Intorno alle ore 14 l’avventore, dopo aver preso il caffè, chiede un altro bicchiere di grappa.
A questo punto la cameriera presenta il conto senza la grappa ritenendo che cliente avesse già assunto una più che sufficiente quantità di alcol.

La carta di credito consegnata alla cameriera rendeva il messaggio “limite superato”.
L’uomo prima sosteneva di aver chiamato un conoscente per farsi portare i soldi necessari a pagare il conto, poi si accasciava sul tavolo fingendosi addormentato.
A quel punto la cameriera chiamava la Polizia che prontamente interveniva.

Giunti a ridosso dell’avventore, gli agenti del Commissariato Porta Pia, venivano subito coperti di insulti.
L’aria iniziava a riscaldarsi al punto che altri clienti presenti a pranzo lasciavano il locale.
Proseguendo l’atteggiamento ostile dell’uomo, gli agenti chiedevano l’intervento di altri equipaggi.

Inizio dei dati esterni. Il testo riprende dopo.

int odin_fail(int code, const char* msg);
int odin_check_launch(const char* what);
int odin_wgrad_planes_flush(void* stream);
int odin_num_cus();
const uint32_t* odin_range_word_of(const float* t, size_t n, const uint32_t* given, void* stream);
int odin_absmax_fold(const float* t, size_t n, uint32_t* word, void* stream);

bool odin_smallc_applicable(const odin_geom& g);
int odin_smallc_fwd(const float* x, const float* w, const float* bias, float* y,
                    const odin_conv_desc* d, void* stream);
int odin_smallc_wgrad(const float* x, const float* dy, float* slab, int* rows_out,
                      const odin_conv_desc* d, void* stream);

bool odin_tiny_dense_ok(int B, int K, int N);
int odin_tiny_dense_fwd(const float* x, const float* w, const float* bias, float* y, int B, int K,
                        int N, int act, void* stream);
int odin_tiny_dense_dgrad(const float* dy, const float* w, const float* aux, int aux_act, float* dx,
                          float* colsum_slab, int* slab_rows_out, int B, int K, int N, void* stream);

bool odin_pw1x1_applicable(const odin_geom& g);
int odin_pw1x1_fwd(const float* x, const float* w, const float* bias, float* y,
                   const odin_conv_desc* d, void* stream);
int odin_pw1x1_dgrad(const float* dy, const float* w, const float* aux, int aux_act, float* dx,
                     float* colsum_slab, int* slab_rows_out, const odin_conv_desc* d, void* stream);
int odin_pw1x1_wgrad(const float* x, const float* dy, float* slab, int* slab_rows_out,
                     const odin_conv_desc* d, void* stream);

bool odin_dense_gemm_ok(int B, int K, int N);
int odin_dense_gemm_fwd(const float* x, const float* w, const float* bias, float* y, int B, int K,
                        int N, int act, void* stream);
int odin_dense_gemm_dgrad(const float* dy, const float* w, const float* aux, int aux_act, float* dx,
                          int B, int K, int N, uint32_t* dx_amax, void* stream);
int odin_zero_u32(uint32_t* p, size_t n, void* stream);
int odin_dense_gemm_wgrad(const float* x, const float* dy, float* slab, int B, int K, int N,
                          void* stream);

int odin_thin_dense_kind(int B, int K, int N);
int odin_thin_dense_wgrad_rows(int B, int K, int N);
int odin_thin_dense_fwd(const float* x, const float* w, const float* bias, float* y, int B, int K, int N, int act,
                        uint32_t* y_amax, void* stream);
int odin_thin_dense_dgrad(const float* dy, const float* w, const float* aux, int aux_act, float* dx, int B, int K, int N,
                          uint32_t* dx_amax, void* stream);
int odin_thin_dense_wgrad(const float* x, const float* dy, float* slab, int B, int K, int N, void* stream);

bool odin_dense_h_ok(int B, int K, int N);
int odin_dense_h_fwd(const float* x, const float* w, const float* bias, float* y, int B, int K, int N, int act,
                     const uint32_t* x_amax, uint32_t* y_amax, void* stream);
int odin_dense_h_dgrad(const float* dy, const float* w, const float* aux, int aux_act, float* dx, int B, int K, int N,
                       const uint32_t* dy_amax, uint32_t* dx_amax, void* stream);
int odin_dense_h_wgrad(const float* x, const float* dy, float* slab, int B, int K, int N, const uint32_t* dy_amax,
                       const uint32_t* x_amax, void* stream);
int odin_dense_h_bwd_pair(const float* x, const float* dy, const float* w, const float* aux, int aux_act, float* dx,
                          float* slab, int B, int K, int N, const uint32_t* dy_amax, uint32_t* dx_amax,
                          const uint32_t* x_amax, void* stream);

bool odin_bwd_planes_applicable(const odin_geom& g);
int odin_bwd_planes_rows(const odin_geom& g);
int odin_bwd_planes_launch(const float* x, const float* dy, const float* w, const float* aux, float* dx, float* colsum,
                           float* wslab, int B, int H, int W, int Cin, int Cout, const uint32_t* dy_amax,
                           const uint32_t* x_amax, uint32_t* dx_amax, void* stream);
bool odin_smalldeconv_applicable(const odin_geom& g);
bool odin_smalldeconv_gen_applicable(const odin_geom& g);
int odin_smalldeconv_gen_fwd(const float* x, const float* w, const float* bias, float* y, const odin_conv_desc* d,
                             void* stream);
int odin_smalldeconv_fwd(const float* x, const float* w, const float* bias, float* y, const odin_conv_desc* d,
                         void* stream);
int odin_smalldeconv_bwd(const float* x, const float* dy, const float* w, const float* aux, int aux_act, float* dx,
                         float* slab, int* rows_out, const odin_conv_desc* d, void* stream);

«Se non ve ne andate spacco tutto… Non sapete con chi avete a che fare…».

Alla vista dei due agenti sopraggiunti, l’uomo – oltre a continuare nel turpiloquio – si scagliava contro le suppellettili e gli arredi del locale per poi tentare di scappare aggredendo gli agenti intervenuti i quali nonostante la colluttazione riuscivano a condurlo all’interno dell’auto di servizio.

Il comportamento dell’uomo – nel frattempo condotto in Commissariato – continuava nell’escalation di insulti e minacce rivolte anche ai sanitari del 118 intervenuti su richiesta degli agenti.

«Vi vengo a cercare e vi sparo, mi ricordo le vostre facce. Non sapete chi sono io…»

L’uomo, sedato, veniva trasportato presso il Policlinico Umberto I dal quale veniva dimesso poco dopo (il tempo di attesa per l’esito del tampone Covid-19) in quanto affetto da semplice “abuso alcolico”.

Nel frattempo le indagini sul personaggio evidenziavano trascorsi analoghi di insolvenza fraudolenta ed anche una denuncia per maltrattamenti in famiglia sporta dalla madre.

Al termine delle operazioni di rito, l’uomo veniva condotto presso le camere di sicurezza della Questura in attesa del giudizio direttissimo previsto per la giornata di oggi.
Le accuse: violenza e minacce a Pubblico ufficiale, oltraggio a Pubblico ufficiale, lesione personale, insolvenza fraudolenta…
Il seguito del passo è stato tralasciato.